# Hmmm..... Don't know what to make of this?



## YYCHM (May 14, 2021)

Being 65+ I no longer need a fishing licence... so I dug out my tackle box to have a look see as to what I have.....






Not looking too promising LOL....






And that would be the last time I was in it.....

All of my coveted trout spoons dissolved.... What's with that?  My Pike spoons survived but the trout spoons went poof into a pile of dust including the hook????


----------



## DPittman (May 14, 2021)

Hmnn.  I've heard that a hook will dissolve in a fishs' mouth.  I'm not sure if I believe that or not.  Given enough time I guess they can dissolve in a tackle box too!
I just threw out a few years ago some canned salmon eggs from my fathers tackle box.  My dad had been dead for 33 years and I don't remember him fishing much in the 19 years that I knew him.  I figured the eggs probably were past their best before date.  I didn't have any disolved hooks tho!


----------



## RobinHood (May 14, 2021)

YYCHM said:


> All of my coveted trout spoons dissolved.... What's with that?



Galvanic corrosion between dissimilar metals would be my first guess.


----------



## CalgaryPT (May 15, 2021)

I don't fish anymore, but a few of those (specifically top left corner) look to be Len Thompson lures. Len Thompson is a great little Alberta company located in Lacombe. If you ever get a chance it's worth a trip just for the tour (when they offer them again). More to the point, I inquired about a few of their products years ago and they sent me a bunch a complimentary lures. I wonder if you ask them...they might accommodate a few replacements. I'm almost positive at least one is a Len Thompson YR.

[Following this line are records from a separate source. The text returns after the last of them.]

@@ -60,7 +57,7 @@
 {
     constexpr int GMODE = (KP <= 16) ? 0 : ((KP <= 32) ? 1 : 2);
     constexpr int GR = (GMODE == 0) ? 16 : ((GMODE == 1) ? 32 : 64);
-    const int gs = kg + 4, wstride = kg + 1;
+    const int gs = EX ? 20 : kg + 4, wstride = kg + 1;
     float* Gsb = lds;
     double* vred = reinterpret_cast<double*>(lds + kg * gs);
     float* rmx = lds + kg * gs + 8;
@@ -70,8 +67,13 @@
 #define GS(t_, r_) Gsb[(t_) * gs + (r_)]
     constexpr int SR = (GMODE == 0) ? 32 : 64;
 #define WS(wv_, r_, c_) Wsb[((wv_) * SR + (r_)) * wstride + (c_)]
-    const int k = sd.k, off = sd.off;
+    static_assert(!(B32 && PSUM) && !(EX && KP > 16), "sweep_body: EX is tier 0, B32 has no PSUM form");
+    const int k = EX ? KP : sd.k, off = sd.off;
     const int tid = threadIdx.x, lane = tid & 63, wave = tid >> 6;
+    const unsigned slot_bytes = B32 ? (unsigned)k * (unsigned)ldv * 4u : 0u;
+    const int col_bytes = ldv * 4;
+#define CNMF_RSRC(ptr_) __builtin_amdgcn_make_buffer_rsrc((void*)((ptr_) + (size_t)off * ldv), 0, (int)slot_bytes, 0x00020000)
+#define CNMF_BLD(rs_, voff_, c_) __builtin_bit_cast(float, __builtin_amdgcn_raw_buffer_load_b32(rs_, voff_, min(c_, k - 1) * col_bytes, 0))
     for (int e = tid; e < KP * KP; e += 256) {
         const int r = e / KP, c = e % KP;
         GS(r, c) = (r < k && c < k) ? gram[(size_t)slot * GRAM_SZ + r * GRAM_LD + c] : 0.f;
@@ -90,17 +92,6 @@
 #pragma unroll
     for (int c = 0; c < (RMX ? KP : 1); ++c) mx[c] = 0.f;
 
-    constexpr bool PF = (CNMF_SWEEP_PF != 0) && !PSUM;
-    float wn[PF ? KP : 1], pn[PF ? KP : 1];
-    if constexpr (PF) {
-        const int rowc0 = min((int)(blockIdx.x * chunks_per_block) * 256 + tid, L - 1);
-#pragma unroll
-        for (int c = 0; c < KP; ++c) {
-            const size_t idx = (size_t)(off + min(c, k - 1)) * ldv + rowc0;
-            wn[c] = V[idx];
-            pn[c] = P[idx];
-        }
-    }
     for (int ch = 0; ch < chunks_per_block; ++ch) {
         const int row = (blockIdx.x * chunks_per_block + ch) * 256 + tid;
         const bool live = row < L;
@@ -118,25 +109,22 @@
         if constexpr (RMX) { if (rmax_scale) dsc = (float)rmax_scale[min(row, L - 1)]; }
         {
             const int rowc = min(row, L - 1);
-            if constexpr (PF) {
-#pragma unroll
-                for (int c = 0; c < KP; ++c) { w[c] = wn[c]; p[c] = pn[c]; }
-                if (ch + 1 < chunks_per_block) {
-                    const int rown = min(row + 256, L - 1);
-#pragma unroll
-                    for (int c = 0; c < KP; ++c) {
-                        const size_t idx = (size_t)(off + min(c, k - 1)) * ldv + rown;
-                        wn[c] = V[idx];
-                        pn[c] = P[idx];
-                    }
+            const int voff = rowc * 4;
+            if constexpr (B32) {
+                const auto rV = CNMF_RSRC(V);
+                const auto rP = CNMF_RSRC(P);
+#pragma unroll
+                for (int c = 0; c < KP; ++c) {
+                    w[c] = CNMF_BLD(rV, voff, c);
+                    p[c] = CNMF_BLD(rP, voff, c);
                 }
             } else {
 #pragma unroll
-            for (int c = 0; c < KP; ++c) {
-                const size_t idx = (size_t)(off + min(c, k - 1)) * ldv + rowc;
-                w[c] = V[idx];
-                p[c] = P[idx];
-            }
+                for (int c = 0; c < KP; ++c) {
+                    const size_t idx = (size_t)(off + min(c, k - 1)) * ldv + rowc;
+                    w[c] = V[idx];
+                    p[c] = P[idx];
+                }
             }
             if constexpr (PSUM) {
                 const int nsplit = sp.mgroups;
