# refresh-bio/LZ-ANI

Hardware: AMD Instinct MI355X
Metric: genome-pairs/sec + achieved HBM GB/s, 10k×40kbp all2all at 1/2/4/8 GPUs (higher is better)
Workload: dtype u32 (2-bit packed symbols, 64-bit lane masks; f64 only in the anchor/seed arbitration)

## Files before the change

### lz-ani_amd/csrc/lzani_kernels_pairs.h

```cpp
#pragma once

namespace lzani {

enum { SEED_BM_BITS = 14, SEED_BM_WORDS = 1 << (SEED_BM_BITS - 5), NQUEUES = 8 };
enum { AQ_CAP = 64, AQ_MAXCHUNKS = 32, AQ_LANE_CAP = 32, AQ_LDS_CAND = 128,
       SEED_PAD = 96,
       SEED_LDS_WORDS = SEED_BM_WORDS + SEED_PAD };
static_assert(2 * AQ_LDS_CAND <= SEED_BM_WORDS, "the candidate buffers of refill live in the seed bitmap");
enum : u32 { AQ_COMPLEX = 0x80000000u, AQ_LONG = 0x40000000u, AQ_POS = 0x3FFFFFFFu };
enum { AQ_NONE = 0x7FFFFFFF };

__device__ __forceinline__ u64 wballot(bool b) { return __builtin_amdgcn_ballot_w64(b); }
__device__ __forceinline__ u32 rep4(u32 b) { return __builtin_amdgcn_perm(b, b, 0u); }
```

Their website is: https://www.lenthompson.com/


----------



## YYCHM (May 15, 2021)

CalgaryPT said:


> I don't fish anymore, but a few of those (specifically top left corner) look to be Len Thompson lures. Len Thompson is a great little Alberta company located in Lacombe. If you ever get a chance it's worth a trip just for the tour (when they offer them again). More to the point, I inquired about a few of their products years ago and they sent me a bunch a complimentary lures. I wonder if you ask them...they might accommodate a few replacements. I'm almost positive at least one is a Len Thompson LR.
> 
> View attachment 14785
> Their website is: https://www.lenthompson.com/



Cool.... and yup that's what they were alright.  What is their manufacturing process?  I just stared in awe as to how something assumed to be metal dissolved into a pile of powder.  The larger pike spoons survived so somethings different about how they are made.


----------



## historicalarms (May 15, 2021)

I knew Len when I was a young lad. Grand gentleman to know and visit.  At one time Len was the only place in Ab. to buy reloading components ( he supplied U.S. outdoors wholesalers with his hand made lures and they partially paid him in powder & primers in return). My old man bought all his loading stuff from Len and I have receipts in my name from 1964( I was 10). Fond memories of siting on the floor of lens shop while he and my dad talked shooting & fishing stories, me sitting on the floor petting the old black lab that was always at his feet. 
     Len hand painted every lure he ever sold. Also hand punched every brass blank with an arbor press....and he died a very wealthy man by those days standards. 
      Although I was only 8 -12 yrs old when we went there. I still vividly remember his shop walls hung with a myriad of guns, all suffering from devastation of some degree or another (back in the infancy of reloading "a gun was a gun & powder was powder" to a lot of neophytes  ....one wall was labeled "Smokless powder in Black Powder guns", the other was labeled "barrel obstructions"....


----------



## CalgaryPT (May 15, 2021)

YYCHM said:


> What is their manufacturing process?


I can't recall as I haven't been there in decades. My family settled the Lacombe area in the 1890s, and we had property there until the 1980s. When I was young my dad used to take me to their facility when we were in Lacombe and I do remember the hand painting. I think during WWII they switched to steel briefly as brass was needed, but later switched back to brass. I could be wrong about that. Here's a video on their manufacturing process—looks like not much has changed over the years.


----------



## YYCHM (May 15, 2021)

CalgaryPT said:


> I can't recall as I haven't been there in decades. My family settled the Lacombe area in the 1890s, and we had property there until the 1980s. When I was young my dad used to take me to their facility when we were in Lacombe and I do remember the hand painting. I think during WWII they switched to steel briefly as brass was needed, but later switched back to brass. I could be wrong about that. Here's a video on their manufacturing process—looks like not much has changed over the years.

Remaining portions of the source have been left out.